After traversing citations:
- Process queued papers with `evaluating-paper-relevance`
- Update SUMMARY.md with new findings
- Check if reached checkpoint (50 papers or 5 minutes)
- If checkpoint: ask user to continue or stop

Overview

This skill intelligently traverses citation networks using the Semantic Scholar API to follow references (backward) and citing papers (forward) while filtering for relevance and deduplicating results. It prevents exponential exploration by scoring and queuing only relevant citations and tracking progress in a citation graph. The goal is focused discovery of related work and efficient expansion of a literature set.

How this skill works

Lookup a paper by DOI to obtain its Semantic Scholar paperId, then fetch references and citations with batched API calls. Each candidate citation is scored on context keywords, title/abstract matches, intent, recency, and citation count.
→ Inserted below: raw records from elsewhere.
static uint64_t build_window_directory(const uint32_t *cmin, const uint32_t *cmax, const uint8_t *cany, uint64_t n_chunks, int W,
                                       int64_t n_pos, std::vector<uint2> &win, uint32_t chunk)
{
    std::vector<uint32_t> pmax(n_chunks), smin(n_chunks);
    uint32_t run = 0;
    for (uint64_t i = 0; i < n_chunks; i++) { if (cany[i]) run = std::max(run, cmax[i]); pmax[i] = run; }
    run = 0xFFFFFFFFu;
    for (uint64_t i = n_chunks; i-- > 0;) { if (cany[i]) run = std::min(run, cmin[i]); smin[i] = run; }
    const int n_win = (int)((n_pos + W - 1) / W);
    win.assign((size_t)n_win, make_uint2(0, 0));
    uint64_t lo = 0, hi = 0, longest = 0;
    for (int w = 0; w < n_win; w++) {
        const uint64_t w0 = (uint64_t)w * W, w1 = w0 + W;
        while (lo < n_chunks && (uint64_t)pmax[lo] < w0) lo++;
        if (hi < lo) hi = lo;
        while (hi < n_chunks && (uint64_t)smin[hi] < w1) hi++;
        win[(size_t)w] = make_uint2((uint32_t)(lo * chunk), (uint32_t)(hi * chunk));
        longest = std::max(longest, (hi - lo) * chunk);
    }
    return longest;
}

static uint64_t build_window_directory_mt(isxenc::HostPool &pool, const uint32_t *cmin, const uint32_t *cmax, const uint8_t *cany, uint64_t n_chunks, int W,
                                          int64_t n_pos, std::vector<uint2> &win, uint32_t chunk, std::vector<uint32_t> &pmax, std::vector<uint32_t> &smin)
{
    const int n_win = (int)((n_pos + W - 1) / W);
    const int T = std::min(pool.size(), 16);
    if (T < 2 || n_chunks < 4096 || n_win < 1024) return build_window_directory(cmin, cmax, cany, n_chunks, W, n_pos, win, chunk);
    if (pmax.size() < n_chunks) { pmax.resize(n_chunks); smin.resize(n_chunks); }
    const uint64_t B = (n_chunks + (uint64_t)T - 1) / (uint64_t)T;
    uint32_t bmax[16], bmin[16], cmax_in[16], cmin_in[16];
    pool.run(T, [&](int t) {
        const uint64_t a = std::min(n_chunks, B * (uint64_t)t), e = std::min(n_chunks, a + B);
        uint32_t run = 0;
        for (uint64_t i = a; i < e; i++) { if (cany[i]) run = std::max(run, cmax[i]); pmax[i] = run; }
        bmax[t] = run;
        run = 0xFFFFFFFFu;
        for (uint64_t i = e; i-- > a;) { if (cany[i]) run = std::min(run, cmin[i]); smin[i] = run; }
        bmin[t] = run;
    });
    { uint32_t run = 0; for (int t = 0; t < T; t++) { cmax_in[t] = run; run = std::max(run, bmax[t]); } }
    { uint32_t run = 0xFFFFFFFFu; for (int t = T; t-- > 0;) { cmin_in[t] = run; run = std::min(run, bmin[t]); } }
    auto PM = [&](uint64_t i) { return std::max(pmax[i], cmax_in[i / B]); };
    auto SM = [&](uint64_t i) { return std::min(smin[i], cmin_in[i / B]); };
    win.resize((size_t)n_win);
    uint64_t longest_t[16];
    pool.run(T, [&](int t) {
        const int wa = (int)((int64_t)n_win * t / T), we = (int)((int64_t)n_win * (t + 1) / T);
        uint64_t longest = 0, lo = 0, hi = 0;
        if (wa < we) {
            const uint64_t w0 = (uint64_t)wa * (uint64_t)W;
            uint64_t l = 0, r = n_chunks;
            while (l < r) { const uint64_t m = (l + r) >> 1; if ((uint64_t)PM(m) < w0) l = m + 1; else r = m; }
            lo = hi = l;
        }
        for (int w = wa; w < we; w++) {
            const uint64_t w0 = (uint64_t)w * (uint64_t)W, w1 = w0 + (uint64_t)W;
            while (lo < n_chunks && (uint64_t)PM(lo) < w0) lo++;
            if (hi < lo) hi = lo;
            while (hi < n_chunks && (uint64_t)SM(hi) < w1) hi++;
            win[(size_t)w] = make_uint2((uint32_t)(lo * chunk), (uint32_t)(hi * chunk));
            longest = std::max(longest, (hi - lo) * chunk);
        }
        longest_t[t] = longest;
    });
    uint64_t longest = 0;
    for (int t = 0; t < T; t++) longest = std::max(longest, longest_t[t]);
    if (getenv("ISX_DIR_CHECK")) {
        std::vector<uint2> ref;
        const uint64_t l2 = build_window_directory(cmin, cmax, cany, n_chunks, W, n_pos, ref, chunk);
        if (l2 != longest || ref.size() != win.size() || memcmp(ref.data(), win.data(), ref.size() * sizeof(uint2)) != 0) {
            fprintf(stderr, "build_window_directory_mt differs from build_window_directory (%llu chunks, %d windows)\n", (unsigned long long)n_chunks, n_win);
            abort();
        }
    }
    return longest;
}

Only items meeting score thresholds are queued, added to the reviewed registry, and recorded in the citation graph to avoid re-processing.

When to use it

  • You found a highly relevant seed paper (initial score ≥ 7) and want related work.
  • User asks “what papers cite this?” or requests follow-up literature for a result or method.
  • Building a comprehensive, bounded literature map for a topic or metric (e.g., IC50).
  • You need a breadth-first, limited-depth traversal to discover influential newer or foundational papers.
  • Avoid when the seed paper is low relevance (score < 7) or when already processing ~50 papers without user confirmation.

Best practices

  • Request multiple fields per API call and use limit=100 to reduce requests and stay within rate limits.
  • Filter before traversing: apply the relevance scoring rules and only queue items above thresholds.
  • Deduplicate aggressively: record every evaluated paper in the reviewed registry and use citation-graph.json for relationships.
  • Limit depth to two levels and checkpoint with the user after every 50 papers to avoid runaway exploration.
  • Respect rate limits: cache responses, batch fields, and implement backoff on 429 responses.

Example use cases

  • Expand from a paper with useful IC50 measurements to find methods papers and newer validation studies.
  • Identify recent papers that build on a seminal method to get the latest improvements or applications.
  • Construct a curated citation graph for a review or meta-analysis while avoiding tangential citations.
  • Find methodological sources cited in a results section to reproduce or adapt experimental protocols.
  • Quickly gather candidate papers for deeper evaluation by a separate relevance-evaluation skill.

FAQ

How do you avoid re-processing the same paper?

Every evaluated paper is added to the reviewed registry; the system checks this before queuing and records relationships in citation-graph.json.

What thresholds control traversal?

References and citations are scored; only references with score ≥ 5 and initial papers with score ≥ 7 are followed. Depth is limited to two levels and checkpoints every 50 papers.